__Required work__: Please copy out the entries below exactly, beginning with the line that contains "auto taps = [&](auto" and ending with the line that contains "wave, lane, dom);", and include nothing outside that span.

__Exercise inputs__:

━━━━━━━━━━━━━━━━

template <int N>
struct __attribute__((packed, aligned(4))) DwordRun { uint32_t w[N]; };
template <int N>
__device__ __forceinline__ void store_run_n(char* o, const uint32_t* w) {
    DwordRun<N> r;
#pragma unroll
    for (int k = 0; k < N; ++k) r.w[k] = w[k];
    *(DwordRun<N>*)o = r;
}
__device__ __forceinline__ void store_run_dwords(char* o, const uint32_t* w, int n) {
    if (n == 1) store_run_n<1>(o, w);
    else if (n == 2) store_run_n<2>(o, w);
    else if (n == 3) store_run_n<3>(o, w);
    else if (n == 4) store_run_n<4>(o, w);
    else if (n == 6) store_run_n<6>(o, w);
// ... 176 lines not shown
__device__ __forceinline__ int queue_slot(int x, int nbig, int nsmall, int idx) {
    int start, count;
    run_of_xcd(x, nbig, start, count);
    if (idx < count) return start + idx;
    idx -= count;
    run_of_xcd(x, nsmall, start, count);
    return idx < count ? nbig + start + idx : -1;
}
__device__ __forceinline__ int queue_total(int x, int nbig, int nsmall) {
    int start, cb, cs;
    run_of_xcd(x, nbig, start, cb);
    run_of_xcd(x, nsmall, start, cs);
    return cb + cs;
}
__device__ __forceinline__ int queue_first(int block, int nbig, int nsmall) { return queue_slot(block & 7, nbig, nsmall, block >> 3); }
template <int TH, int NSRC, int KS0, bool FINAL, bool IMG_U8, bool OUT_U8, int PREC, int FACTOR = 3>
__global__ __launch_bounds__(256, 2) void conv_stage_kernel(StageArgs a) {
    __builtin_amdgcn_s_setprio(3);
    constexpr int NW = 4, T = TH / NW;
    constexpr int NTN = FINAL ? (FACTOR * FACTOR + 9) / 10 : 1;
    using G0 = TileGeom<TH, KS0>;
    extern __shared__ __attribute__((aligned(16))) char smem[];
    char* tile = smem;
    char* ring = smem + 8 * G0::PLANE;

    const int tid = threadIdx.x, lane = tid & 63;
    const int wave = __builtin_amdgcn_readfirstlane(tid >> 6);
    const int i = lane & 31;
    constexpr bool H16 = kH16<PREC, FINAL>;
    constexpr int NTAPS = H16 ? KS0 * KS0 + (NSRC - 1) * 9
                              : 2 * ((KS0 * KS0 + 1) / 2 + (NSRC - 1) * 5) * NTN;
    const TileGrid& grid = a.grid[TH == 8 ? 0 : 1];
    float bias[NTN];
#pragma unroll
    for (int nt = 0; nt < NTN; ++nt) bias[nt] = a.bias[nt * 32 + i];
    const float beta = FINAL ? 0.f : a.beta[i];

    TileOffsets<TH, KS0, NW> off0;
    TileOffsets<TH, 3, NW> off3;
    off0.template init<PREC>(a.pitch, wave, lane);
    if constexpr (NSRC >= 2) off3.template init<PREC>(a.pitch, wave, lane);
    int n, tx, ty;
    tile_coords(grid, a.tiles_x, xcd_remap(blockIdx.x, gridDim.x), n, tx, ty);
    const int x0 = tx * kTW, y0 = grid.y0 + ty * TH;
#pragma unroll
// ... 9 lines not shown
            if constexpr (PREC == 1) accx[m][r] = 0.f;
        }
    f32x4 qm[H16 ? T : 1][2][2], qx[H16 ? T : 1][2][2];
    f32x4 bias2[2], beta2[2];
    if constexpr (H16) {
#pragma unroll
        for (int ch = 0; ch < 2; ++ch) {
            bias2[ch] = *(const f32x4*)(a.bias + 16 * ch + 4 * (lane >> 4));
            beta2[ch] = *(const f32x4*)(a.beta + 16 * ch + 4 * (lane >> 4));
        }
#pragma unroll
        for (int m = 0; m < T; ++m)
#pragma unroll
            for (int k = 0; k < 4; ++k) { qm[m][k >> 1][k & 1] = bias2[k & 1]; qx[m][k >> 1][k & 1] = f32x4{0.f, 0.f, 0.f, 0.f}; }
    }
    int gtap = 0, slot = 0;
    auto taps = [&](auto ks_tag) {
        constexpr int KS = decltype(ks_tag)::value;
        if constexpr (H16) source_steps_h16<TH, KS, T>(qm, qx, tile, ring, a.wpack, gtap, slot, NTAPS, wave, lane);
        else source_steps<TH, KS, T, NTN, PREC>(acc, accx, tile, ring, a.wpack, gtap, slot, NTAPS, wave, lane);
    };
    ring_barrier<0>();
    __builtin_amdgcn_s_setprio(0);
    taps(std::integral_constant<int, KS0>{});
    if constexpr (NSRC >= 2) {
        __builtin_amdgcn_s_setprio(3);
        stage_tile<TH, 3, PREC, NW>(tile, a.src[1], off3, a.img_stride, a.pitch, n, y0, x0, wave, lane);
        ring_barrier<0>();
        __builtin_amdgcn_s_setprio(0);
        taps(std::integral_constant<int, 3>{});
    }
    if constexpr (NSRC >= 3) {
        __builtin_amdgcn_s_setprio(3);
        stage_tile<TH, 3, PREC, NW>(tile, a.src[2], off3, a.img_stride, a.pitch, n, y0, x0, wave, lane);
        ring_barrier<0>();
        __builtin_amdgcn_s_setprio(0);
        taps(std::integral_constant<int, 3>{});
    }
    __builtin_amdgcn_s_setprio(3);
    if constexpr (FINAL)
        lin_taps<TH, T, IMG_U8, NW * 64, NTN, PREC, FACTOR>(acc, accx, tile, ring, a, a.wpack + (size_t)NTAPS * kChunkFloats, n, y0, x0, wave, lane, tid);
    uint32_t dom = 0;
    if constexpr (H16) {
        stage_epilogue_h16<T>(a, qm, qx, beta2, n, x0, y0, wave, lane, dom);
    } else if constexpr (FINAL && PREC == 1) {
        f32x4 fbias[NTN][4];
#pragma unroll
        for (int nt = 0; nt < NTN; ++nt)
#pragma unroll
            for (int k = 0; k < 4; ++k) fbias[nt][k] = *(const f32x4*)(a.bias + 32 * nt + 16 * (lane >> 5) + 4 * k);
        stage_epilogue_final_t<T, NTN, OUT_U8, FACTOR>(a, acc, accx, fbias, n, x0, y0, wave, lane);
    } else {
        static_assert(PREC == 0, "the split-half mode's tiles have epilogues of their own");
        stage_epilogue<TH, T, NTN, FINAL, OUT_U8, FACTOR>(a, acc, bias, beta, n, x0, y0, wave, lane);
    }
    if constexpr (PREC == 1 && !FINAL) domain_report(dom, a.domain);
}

━━━━━━━━━━━━━━━━

__Output below__:
    auto taps = [&](auto ks_tag) {
        constexpr int KS = decltype(ks_tag)::value;
        if constexpr (H16) source_steps_h16<TH, KS, T>(qm, qx, tile, ring, a.wpack, gtap, slot, NTAPS, wave, lane);
        else source_steps<TH, KS, T, NTN, PREC>(acc, accx, tile, ring, a.wpack, gtap, slot, NTAPS, wave, lane);
    };
    ring_barrier<0>();
    __builtin_amdgcn_s_setprio(0);
    taps(std::integral_constant<int, KS0>{});
    if constexpr (NSRC >= 2) {
        __builtin_amdgcn_s_setprio(3);
        stage_tile<TH, 3, PREC, NW>(tile, a.src[1], off3, a.img_stride, a.pitch, n, y0, x0, wave, lane);
        ring_barrier<0>();
        __builtin_amdgcn_s_setprio(0);
        taps(std::integral_constant<int, 3>{});
    }
    if constexpr (NSRC >= 3) {
        __builtin_amdgcn_s_setprio(3);
        stage_tile<TH, 3, PREC, NW>(tile, a.src[2], off3, a.img_stride, a.pitch, n, y0, x0, wave, lane);
        ring_barrier<0>();
        __builtin_amdgcn_s_setprio(0);
        taps(std::integral_constant<int, 3>{});
    }
    __builtin_amdgcn_s_setprio(3);
    if constexpr (FINAL)
        lin_taps<TH, T, IMG_U8, NW * 64, NTN, PREC, FACTOR>(acc, accx, tile, ring, a, a.wpack + (size_t)NTAPS * kChunkFloats, n, y0, x0, wave, lane, tid);
    uint32_t dom = 0;
    if constexpr (H16) {
        stage_epilogue_h16<T>(a, qm, qx, beta2, n, x0, y0, wave, lane, dom);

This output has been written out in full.